§ **What you will do**
Check every line of the records below for the string "tanfovy", then report only how many lines have it.

§ **Input records**

# anihcsam/OpenGaussian

Measured on AMD Instinct MI355X. Metric: fwd+bwd Mpix/s at 1080p, 1M Gaussians (RGB+6-D ins_feat); k-means it/s, higher is better.
Workload: dtype f32; 1 GPU; S1M-1080p RGB(SH3)+depth+alpha (all grads) + 6-ch ins_feat (grad to ins_feat) fwd+bwd, ONE fused 9-channel pass; gaussians=1000000, width=1920, height=1080, views_cycled=8, parallelism=single

## Files before the change

include/ogs_raster.h:

```cpp
#ifndef OGS_RASTER_H
#define OGS_RASTER_H

#include <stddef.h>
#include <stdint.h>

#ifdef __cplusplus
extern "C" {
#endif

#define OGS_OK 0
#define OGS_ERR_INVALID_ARG (-1)
#define OGS_ERR_HIP (-2)
#define OGS_ERR_UNSUPPORTED (-3)
#define OGS_ERR_SCRATCH_TOO_SMALL (-4)
#define OGS_ERR_DEVICE (-5)

#define OGS_TILE 16
#define OGS_MAX_CHANNELS 12

typedef struct OgsRasterFwdArgs {
    int32_t P;
    int32_t W, H;
    int32_t C;
    int32_t sh_degree;
    int32_t sh_coeffs;
    float tanfovx, tanfovy;
    float scale_modifier;
    int32_t prefiltered;
    int32_t debug;
    const float* bg;
    const float* means3D;
    const float* colors_precomp;
    const float* shs;
    const float* opacities;
    const float* scales;
    const float* rotations;
    const float* cov3D_precomp;
    const float* viewmatrix;
    const float* projmatrix;
    const float* campos;
    float* out_color;
    float* out_depth;
    float* out_alpha;
    int32_t* radii;
    void* geom_buffer;
    void* geom_tmp;
    void* image_buffer;
    uint32_t* point_list;
    void* binning_tmp;
    void* sorted_rec;
    void* quad_list;
    const int32_t* group_ids;
    int32_t num_groups;
    int32_t full_binning;
} OgsRasterFwdArgs;

typedef struct OgsRasterBwdArgs {
    int32_t P, W, H, C, sh_degree, sh_coeffs;
    float tanfovx, tanfovy, scale_modifier;
    int32_t debug;
    int32_t num_rendered;
    int32_t geom_channels;
    const float* bg;
    const float* means3D;
    const float* colors_precomp;
    const float* shs;
    const float* opacities;
    const float* scales;
    const float* rotations;
    const float* cov3D_precomp;
    const float* viewmatrix;
    const float* projmatrix;
    const float* campos;
    const int32_t* radii;
    const float* out_alpha;
    const float* dL_dcolor;
    const float* dL_ddepth;
    const float* dL_dalpha;
    const void* geom_buffer;
    const void* image_buffer;
    const uint32_t* point_list;
    const void* sorted_rec;
    const void* quad_list;
    void* bwd_tmp;
    float* dL_dmeans2D;
    float* dL_dcolors;
    float* dL_dopacity;
    float* dL_dmeans3D;
    float* dL_dcov3D;
    float* dL_dsh;
    float* dL_dscales;
    float* dL_drotations;
    int32_t num_groups;
    float* dL_dsh_rgb;
} OgsRasterBwdArgs;

int ogs_version(void);
const char* ogs_last_error(void);

int ogs_check_async_status(void);

size_t ogs_raster_geom_bytes(int32_t P, int32_t C);
size_t ogs_raster_geom_tmp_bytes(int32_t P);
size_t ogs_raster_image_bytes(int32_t W, int32_t H);
size_t ogs_raster_image_bytes_grouped(int32_t W, int32_t H, int32_t num_groups);
size_t ogs_raster_binning_tmp_bytes(int64_t num_rendered, int32_t W, int32_t H);
size_t ogs_raster_backward_tmp_bytes(int32_t P);
size_t ogs_raster_sorted_bytes(int64_t num_rendered, int32_t C);
size_t ogs_raster_quad_list_bytes(int64_t num_rendered);

int ogs_raster_forward_geometry(const OgsRasterFwdArgs* args, void* stream, int64_t* num_rendered_host);

int ogs_raster_forward_render(const OgsRasterFwdArgs* args, int64_t num_rendered, void* stream);

int ogs_raster_read_num_rendered_async(const OgsRasterFwdArgs* args, void* stream, uint32_t* host_pinned);
int ogs_raster_forward_render_deferred(const OgsRasterFwdArgs* args, int64_t capacity, void* stream);

size_t ogs_raster_tiny_max_points(void);
int ogs_raster_forward_tiny(const OgsRasterFwdArgs* args, void* stream);
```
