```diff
diff --git a/interactive-spectrogram-inpainting_amd/csrc/conv_igemm_f32.hip b/interactive-spectrogram-inpainting_amd/csrc/conv_igemm_f32.hip
--- a/interactive-spectrogram-inpainting_amd/csrc/conv_igemm_f32.hip
+++ b/interactive-spectrogram-inpainting_amd/csrc/conv_igemm_f32.hip
@@ -750,4 +750,37 @@
   return launch_conv(a, !vec, 4, stream);
 }
 
-}
+static bool convT_routes_to_pair_kernel(const ConvTProblem &p, int B, int H, int W) {
+  if (!p.s || !p.s->ptr || !p.packed_w || !p.dst || !p.dst->ptr || p.Cout <= 0) return false;
+  const isi_src *s = p.s;
+  const isi_dst *dst = p.dst;
+  const int Cin = s->C, Cout = p.Cout;
+  if ((int64_t)B * H * W > INT32_MAX) return false;
+  if (extent(B, s->sn, Cin, s->sc, H, s->sh, W, s->sw) > kMaxElems ||
+      extent(B, dst->sn, Cout, dst->sc, 2 * H, dst->sh, 2 * W, dst->sw) > kMaxElems) return false;
+  if (convT_small_applicable(Cin, Cout)) return false;
+  const bool dense_in = s->sc == 1 && (W == 1 || s->sw == Cin) && (H == 1 || s->sh == (int64_t)W * Cin) &&
+                        (B == 1 || s->sn == (int64_t)H * W * Cin);
+  const bool dense_out = dst->sc == 1 && dst->sw == Cout && dst->sh == (int64_t)2 * W * Cout &&
+                         (B == 1 || dst->sn == (int64_t)4 * H * W * Cout);
+  return (p.flags & ISI_CONV_IN0_PAIR) && (p.flags & ISI_CONV_OUT_PAIR) && (p.flags & ISI_CONV_W16) && split_mode(p.flags) == 3 &&
+         dense_in && dense_out && convT_pair_ok(Cin, Cout) && aligned16(s->ptr) && aligned16(dst->ptr) && aligned16(p.packed_w);
+}
+
+int conv_transpose2d_k4s2_pair2_f32(const ConvTProblem &p0, const ConvTProblem &p1, int B, int H, int W, hipStream_t stream) {
+  if (B <= 0 || H <= 0 || W <= 0) return invalid("convT: bad shape");
+  if (!convT_routes_to_pair_kernel(p0, B, H, W) || !convT_routes_to_pair_kernel(p1, B, H, W))
+    return unsupported("convT: the grouped launch takes two layers of the fused pair kernel, pairs in and out");
+  const ConvTProblem *p[2] = {&p0, &p1};
+  const float *in[2], *w16[2], *bias[2];
+  float *out[2];
+  int Cin[2], Cout[2], relu[2];
+  for (int i = 0; i < 2; ++i) {
+    in[i] = p[i]->s->ptr; Cin[i] = p[i]->s->C; Cout[i] = p[i]->Cout; relu[i] = p[i]->flags & 1;
+    w16[i] = p[i]->packed_w + (size_t)4 * Cout[i] * round_up((size_t)4 * Cin[i], kBK);
+    bias[i] = p[i]->bias; out[i] = p[i]->dst->ptr;
+  }
+  return convT_pair2_f16(in, w16, bias, out, B, H, W, Cin, Cout, relu, stream);
+}
+
+}
diff --git a/interactive-spectrogram-inpainting_amd/csrc/isi_api.cpp b/interactive-spectrogram-inpainting_amd/csrc/isi_api.cpp
--- a/interactive-spectrogram-inpainting_amd/csrc/isi_api.cpp
+++ b/interactive-spectrogram-inpainting_amd/csrc/isi_api.cpp
@@ -24,6 +24,7 @@
     {"ISI_NO_PAIRS", &Knobs::no_pairs, 0, false},
     {"ISI_NO_CONV_FIRST", &Knobs::no_conv_first, 0, false},
     {"ISI_NO_VQ_FUSION", &Knobs::no_vq_fusion, 0, false},
+    {"ISI_NO_CONVT_GROUP", &Knobs::no_convt_group, 0, false},
     {"ISI_NO_CONV_PAIR_KERNEL", &Knobs::no_conv_pair_kernel, 0, false},
     {"ISI_NO_RESBLOCK_PAIR_KERNEL", &Knobs::no_resblock_pair_kernel, 0, false},
     {"ISI_NO_CONVT_PAIR_KERNEL", &Knobs::no_convt_pair_kernel, 0, false},
diff --git a/interactive-spectrogram-inpainting_amd/csrc/isi_internal.h b/interactive-spectrogram-inpainting_amd/csrc/isi_internal.h
--- a/interactive-spectrogram-inpainting_amd/csrc/isi_internal.h
+++ b/interactive-spectrogram-inpainting_amd/csrc/isi_internal.h
@@ -54,6 +54,8 @@
 int convT_pair_f16(const float *in, const float *w16, const float *bias, float *out, int B, int H, int W, int Cin,
                    int Cout, int relu, int out_pair, hipStream_t stream, const float *w2 = nullptr, int n2 = 0,
                    float *twin = nullptr);
+int convT_pair2_f16(const float *const in[2], const float *const w16[2], const float *const bias[2], float *const out[2],
+                    int B, int H, int W, const int Cin[2], const int Cout[2], const int relu[2], hipStream_t stream);
 int conv2d_f32(const isi_src *s0, const isi_src *s1, const float *packed_w, const float *bias,
                const isi_src *res, const isi_dst *dst, int B, int H, int W, int Cout, int KH,
                int KW, int stride, int pad, int relu, hipStream_t stream, const float *gate = nullptr,
@@ -66,6 +68,13 @@
 int conv_transpose2d_k4s2_f32(const isi_src *s, const float *packed_w, const float *bias,
                               const isi_dst *dst, int B, int H, int W, int Cout, int relu,
                               hipStream_t stream, const float *gate = nullptr, float *twin = nullptr);
+struct ConvTProblem {
+  const isi_src *s;
+  const float *packed_w, *bias;
+  const isi_dst *dst;
+  int Cout, flags;
+};
+int conv_transpose2d_k4s2_pair2_f32(const ConvTProblem &p0, const ConvTProblem &p1, int B, int H, int W, hipStream_t stream);
 
 bool resblock_fusable(int C, int R);
 bool resblock_pair_ok(int C, int R);
diff --git a/interactive-spectrogram-inpainting_amd/csrc/knobs.h b/interactive-spectrogram-inpainting_amd/csrc/knobs.h
--- a/interactive-spectrogram-inpainting_amd/csrc/knobs.h
+++ b/interactive-spectrogram-inpainting_amd/csrc/knobs.h
@@ -7,6 +7,7 @@
   int no_pairs;
   int no_conv_first;
   int no_vq_fusion;
+  int no_convt_group;
   int no_conv_pair_kernel;
   int no_resblock_pair_kernel;
   int no_convt_pair_kernel;
diff --git a/interactive-spectrogram-inpainting_amd/csrc/vqvae_run.cpp b/interactive-spectrogram-inpainting_amd/csrc/vqvae_run.cpp
--- a/interactive-spectrogram-inpainting_amd/csrc/vqvae_run.cpp
+++ b/interactive-spectrogram-inpainting_amd/csrc/vqvae_run.cpp
@@ -163,9 +163,13 @@
   return ISI_OK;
 }
 
+struct ConvTPartners {
+  ConvTProblem level[ISI_MAX_STAGES];
+  int n, done;
+};
 int run_decoder(const isi_decoder_w &d, const isi_src &in0, const isi_src *in1, int B, int H, int W,
                 float *s0, float *s1, float *hid, const isi_dst &final_dst, int pf, bool in0_pair, bool in1_pair,
-                bool pairs, bool final_pair, hipStream_t st) {
+                bool pairs, bool final_pair, hipStream_t st, ConvTPartners *partners = nullptr) {
   Act cur{s0, d.conv3.Cout, H, W};
   bool stack_pairs = false;
   auto up_reads_pair = [&](int i, int Cin) {
@@ -202,9 +206,16 @@
     }
     isi_dst dd = last ? final_dst : dst_nhwc(o, d.up[i].Cout, 2 * cur.H, 2 * cur.W);
     const bool op = last ? final_pair : up_reads_pair(i + 1, d.up[i].Cout);
-    int rc = conv_transpose2d_k4s2_f32(&s, d.up[i].w, d.up[i].bias, &dd, B, cur.H, cur.W,
-                                       d.up[i].Cout, (last ? 0 : 1) | pf | (cp ? ISI_CONV_IN0_PAIR : 0) |
-                                       (op ? ISI_CONV_OUT_PAIR : 0), st);
+    const int flags = (last ? 0 : 1) | pf | (cp ? ISI_CONV_IN0_PAIR : 0) | (op ? ISI_CONV_OUT_PAIR : 0);
+    int rc = ISI_E_UNSUPPORTED;
+    if (partners && partners->done == i && i < partners->n) {
+      const ConvTProblem mine{&s, d.up[i].w, d.up[i].bias, &dd, d.up[i].Cout, flags};
+      rc = conv_transpose2d_k4s2_pair2_f32(mine, partners->level[i], B, cur.H, cur.W, st);
+      if (rc == ISI_OK) partners->done = i + 1;
+      else if (rc != ISI_E_UNSUPPORTED) return rc;
+    }
+    if (rc == ISI_E_UNSUPPORTED)
+      rc = conv_transpose2d_k4s2_f32(&s, d.up[i].w, d.up[i].bias, &dd, B, cur.H, cur.W, d.up[i].Cout, flags, st);
     if (rc) return rc;
     cp = op;
     cur = Act{o, d.up[i].Cout, 2 * cur.H, 2 * cur.W};
@@ -338,6 +349,11 @@
     rc = vq_zero_counts(counts, 2 * Kmax, st);
     if (rc) return rc;
   }
+  const bool group_up = pairs && mode == ISI_MODE_FORWARD && !knobs().no_convt_group;
+  ConvTPartners up_partners;
+  up_partners.n = up_partners.done = 0;
+  isi_src up_src[ISI_MAX_STAGES];
+  isi_dst up_dst[ISI_MAX_STAGES];
   bool bottom_pair_done = false;
   bool top_deferred = false;
   int64_t N_top = 0;
@@ -380,7 +396,20 @@
     {
       isi_src s = src_nhwc(pairs ? q_t_pair : quant_t, D, et.H, et.W);
       isi_dst d = dst_nhwc(dec_t, w.dec_t.up[w.dec_t.n_up - 1].Cout, sh.Hb, Wd);
-      rc = run_decoder(w.dec_t, s, nullptr, B, et.H, et.W, s0, s1, hid, d, pf_enc, pairs, false, pairs, pairs, st);
+      if (group_up) {
+        const float *cur = q_t_pair;
+        int h = sh.Ht, ww = sh.Wt;
+        for (int i = 0; i < w.n_upsample; ++i) {
+          up_src[i] = src_nhwc(cur, w.upsample[i].Cin, h, ww);
+          up_dst[i] = dst_nhwc((i % 2 == 0) ? up : up2, w.upsample[i].Cout, 2 * h, 2 * ww);
+          up_partners.level[i] = ConvTProblem{&up_src[i], w.upsample[i].w, w.upsample[i].bias, &up_dst[i], w.upsample[i].Cout,
+                                              pf_dec | ISI_CONV_IN0_PAIR | ISI_CONV_OUT_PAIR};
+          cur = up_dst[i].ptr; h *= 2; ww *= 2;
+        }
+        up_partners.n = w.n_upsample;
+      }
+      rc = run_decoder(w.dec_t, s, nullptr, B, et.H, et.W, s0, s1, hid, d, pf_enc, pairs, false, pairs, pairs, st,
+                       group_up ? &up_partners : nullptr);
       if (rc) return rc;
     }
     {
@@ -442,6 +471,10 @@
     int h = sh.Ht, ww = sh.Wt;
     for (int i = 0; i < w.n_upsample; ++i) {
       float *o = (i % 2 == 0) ? up : up2;
+      if (i < up_partners.done) {
+        cur = o; h *= 2; ww *= 2;
+        continue;
+      }
       isi_src s = src_nhwc(cur, w.upsample[i].Cin, h, ww);
       isi_dst d = dst_nhwc(o, w.upsample[i].Cout, 2 * h, 2 * ww);
       rc = conv_transpose2d_k4s2_f32(&s, w.upsample[i].w, w.upsample[i].bias, &d, B, h, ww,
```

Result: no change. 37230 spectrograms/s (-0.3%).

§ **Output of the exercise**
2